REQUIRED ACTION -
Would you please copy every line from the records that contains the word "RESIDUAL"?

(Extracted data entries)
<<<<
+                       CON_LEN = NARROW ? (L::C_CD + 1) / 2 * 2 : L::CON, STAGED = SOLS_LEN + SOLN_LEN + 2 * CON_LEN;
+  static constexpr int SOLS = TMP, SOLN = SOLS + SOLS_LEN, SLK = SOLN + SOLN_LEN, DUL = SLK + CON_LEN, TMP_EARLY = DUL + CON_LEN - TMP;
   static constexpr int BL = TMP, SM = BL + NF * NV, TMP_LATE = SM + NF * NF - TMP;
   static constexpr int VEC = TMP + (TMP_EARLY > TMP_LATE ? TMP_EARLY : TMP_LATE);
+  static_assert(SOLS_LEN <= L::SOL && SOLN_LEN <= L::SOL && CON_LEN <= L::CON, "the staged pieces lie inside their records");
   static_assert(NVF * NV <= IDC - MM, "Qafu_full must fit in the M / J blocks");
   static_assert(512 <= NVF * NVF, "ERR (two accumulators per thread in the MERIT variant) aliases MJ");
+  static constexpr int JGAP = JM + NF * NV;
+  static_assert(!NARROW || (IDC - JGAP >= NV + NF && MJ - IDC >= NV + NF), "bm behind J, laf over [ID; C]");
   static constexpr int LQ = VEC, LV = LQ + NV, LA = LV + NV, LF = LA + NV, LU = LF + NF, LUP = LU + NU, FQ = LUP + 6, FV = FQ + NV,
-                       LAF = FV + NV, TLA = LAF + 32, QAA = TLA + 32,
-                       BM = QAA + NV,
-                       LIEB = BM + 32, JQ = LIEB + L::Z_JQ, QDIFF = LIEB + L::Z_QDIFF, FQQ = LIEB + L::Z_FQQ, FQ6 = LIEB + L::Z_FQ6,
+                       LAF = NARROW ? IDC : FV + NV, TLA = NARROW ? FV + NV : LAF + 32,
+                       QAA = TLA + (NARROW ? NV : 32),
+                       BM = NARROW ? JGAP : QAA + NV,
+                       LIEB = NARROW ? QAA + NV : BM + 32, JQ = LIEB + L::Z_JQ, QDIFF = LIEB + L::Z_QDIFF, FQQ = LIEB + L::Z_FQQ, FQ6 = LIEB + L::Z_FQ6,
                        FQQI = LIEB + L::Z_FQQI, FQQP = LIEB + L::Z_FQQP, FQQPI = LIEB + L::Z_FQQPI,
                        HQD = LIEB + 196, HVD = HQD + NV, HUD = HVD + NV, QB6 = HUD + NU,
-                       MINV = SEP_MINV ? QB6 + 36 + 2 : MM,
-                       WSM = QB6 + 36 + 2 + (SEP_MINV ? NV * NV : 0),
-                       TOTAL = WSM + (SEP_MINV ? 0 : NF * NF);
+                       MINV = MM,
+                       WSM = QB6 + 36 + 2,
+                       TOTAL = NARROW ? QB6 + 36 : WSM + NF * NF;
   static_assert(SOLS % 2 == 0 && LIEB % 2 == 0 && IDC % 2 == 0 && MJ % 2 == 0, "16-byte pieces");
 };
+
+constexpr int K5_LDS_PER_CU = 160 * 1024, K5_LDS_GRANULE = 512, K5_STATIC_LDS = 32;
+constexpr int K5_LDS_CEILING = K5_LDS_PER_CU / 5 / K5_LDS_GRANULE * K5_LDS_GRANULE - K5_STATIC_LDS;
+template <typename D, int DIMF, bool RESIDUAL, bool XYY>
+constexpr int k5WorkgroupsPerCU() {
+  return (DIMF > 0 && CondenseSmem<D, (DIMF > 0) ? DIMF : D::NF>::NARROW && !RESIDUAL && XYY) ? 5 : 4;
+}
 
 __device__ __forceinline__ void blockLdsBarrier() {
   __builtin_amdgcn_fence(__ATOMIC_RELEASE, "workgroup", "local");
@@ -73,14 +86,16 @@
 }
 
 template <typename D, bool RESIDUAL, int DIMF, bool BWD = false, bool MERIT = false, bool XYY = false, bool EVENTS = false>
-__global__ __launch_bounds__(256, 4) void ocp_condense_kernel(OcpBuffers B, const double* __restrict__ q0, const double* __restrict__ v0 = nullptr,
+__global__ __launch_bounds__(256, (k5WorkgroupsPerCU<D, DIMF, RESIDUAL, XYY>())) void ocp_condense_kernel(OcpBuffers B, const double* __restrict__ q0, const double* __restrict__ v0 = nullptr,
                                                               const int* __restrict__ plist = nullptr, int nlist = 0) {
   using L = OcpLayout<D>;
   using S = CondenseSmem<D, (DIMF > 0) ? DIMF : (DIMF == 0 ? D::NF / 2 : D::NF)>;
   constexpr int NV = D::NV, NQ = D::NQ, NX = D::NX, NF = D::NF, NVF = D::NVF, NU = D::NU, NC = D::NC;
   constexpr int SF = (DIMF > 0) ? DIMF : (DIMF == 0 ? NF / 2 : NF), SVF = S::NVF, RVF = NV + SF;
   extern __shared__ __attribute__((aligned(16))) double sm[];
-  __shared__ int s_ok, s_c1, s_ba, s_gt, s_m;
+  static_assert(k5WorkgroupsPerCU<D, DIMF, RESIDUAL, XYY>() < 5 || S::TOTAL * (int)sizeof(double) <= K5_LDS_CEILING,
+                "five resident workgroups: the stage's LDS plus the status words within a fifth of the CU's, in whole granules");
+  __shared__ int s_ok, s_c1, s_ba, s_gt;
   const OcpProblem* __restrict__ P = B.prob;
   const int M = B.M;
   int tid = threadIdx.x;
@@ -138,8 +153,10 @@
   static_assert(S::QFF - S::MJ >= RS::TOTAL, "the RNEA scratch lives in MJ .. MJD (dead until stage 3)");
   static_assert(S::MJ % 2 == 0 && S::IDC % 2 == 0, "16-byte pieces of the nominal record");
   static_assert(RI::NQV <= 64 && RI::NA <= 64, "one wavefront per item list");
-  constexpr int NPRE = (2 * L::SOL + 2 * L::CON + nt - 1) / nt;
-  static_assert(S::SOLN == S::SOLS + L::SOL && S::SLK == S::SOLN + L::SOL && S::DUL == S::SLK + L::CON, "the fetched records are contiguous in LDS");
+  constexpr int NPRE = (S::STAGED + nt - 1) / nt;
+  constexpr int E_SN = S::SOLS_LEN, E_SLK = E_SN + S::SOLN_LEN, E_DUL = E_SLK + S::CON_LEN;
+  static_assert(S::SOLN == S::SOLS + E_SN && S::SLK == S::SOLS + E_SLK && S::DUL == S::SOLS + E_DUL && S::STAGED == E_DUL + S::CON_LEN,
+                "the fetched records are contiguous in LDS");
   const int wave = tid >> 6, lane = tid & 63;
   double* const sc = &sm[S::MJ];
   RneaOut out;
@@ -152,8 +169,8 @@
 #pragma unroll
     for (int t = 0; t < NPRE; ++t) {
       const int e = tid + nt * t;
-      const double* src = e < L::SOL ? s_g + e : (e < 2 * L::SOL ? sn_g + (e - L::SOL) : (e < 2 * L::SOL + L::CON ? B.slack + su * L::CON + (e - 2 * L::SOL)
-                                                                         : B.dual + su * L::CON + (e < 2 * L::SOL + 2 * L::CON ? e - 2 * L::SOL - L::CON : 0)));
+      const double* src = e < E_SN ? s_g + e : (e < E_SLK ? sn_g + (e - E_SN) : (e < E_DUL ? B.slack + su * L::CON + (e - E_SLK)
+                                                                         : B.dual + su * L::CON + (e < S::STAGED ? e - E_DUL : 0)));
       pre[t] = *src;
     }
     {
@@ -162,7 +179,7 @@
       if (tid >= 64 && tid < 70) { prez[5] = zz[L::Z_QDIFF + tid - 64]; prez[6] = zz[L::Z_FQ6 + tid - 64]; }
     }
     STAMP(3);
-    if (tid == 0) { s_ok = 1; s_c1 = 0; s_ba = 0; s_gt = 0; s_m = 0; }
+    if (tid == 0) { s_ok = 1; s_c1 = 0; s_ba = 0; s_gt = 0; }
     if (!terminal) {
       for (int e = tid; e < S::IDC - S::DIDC; e += nt) sm[S::DIDC + e] = 0.0;
       rneaSetup<D>(B.model, P, nd, tid, sc);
>>>>
PROBLEM SOLUTION -
+template <typename D, int DIMF, bool RESIDUAL, bool XYY>
+  return (DIMF > 0 && CondenseSmem<D, (DIMF > 0) ? DIMF : D::NF>::NARROW && !RESIDUAL && XYY) ? 5 : 4;
 template <typename D, bool RESIDUAL, int DIMF, bool BWD = false, bool MERIT = false, bool XYY = false, bool EVENTS = false>
+__global__ __launch_bounds__(256, (k5WorkgroupsPerCU<D, DIMF, RESIDUAL, XYY>())) void ocp_condense_kernel(OcpBuffers B, const double* __restrict__ q0, const double* __restrict__ v0 = nullptr,
+  static_assert(k5WorkgroupsPerCU<D, DIMF, RESIDUAL, XYY>() < 5 || S::TOTAL * (int)sizeof(double) <= K5_LDS_CEILING,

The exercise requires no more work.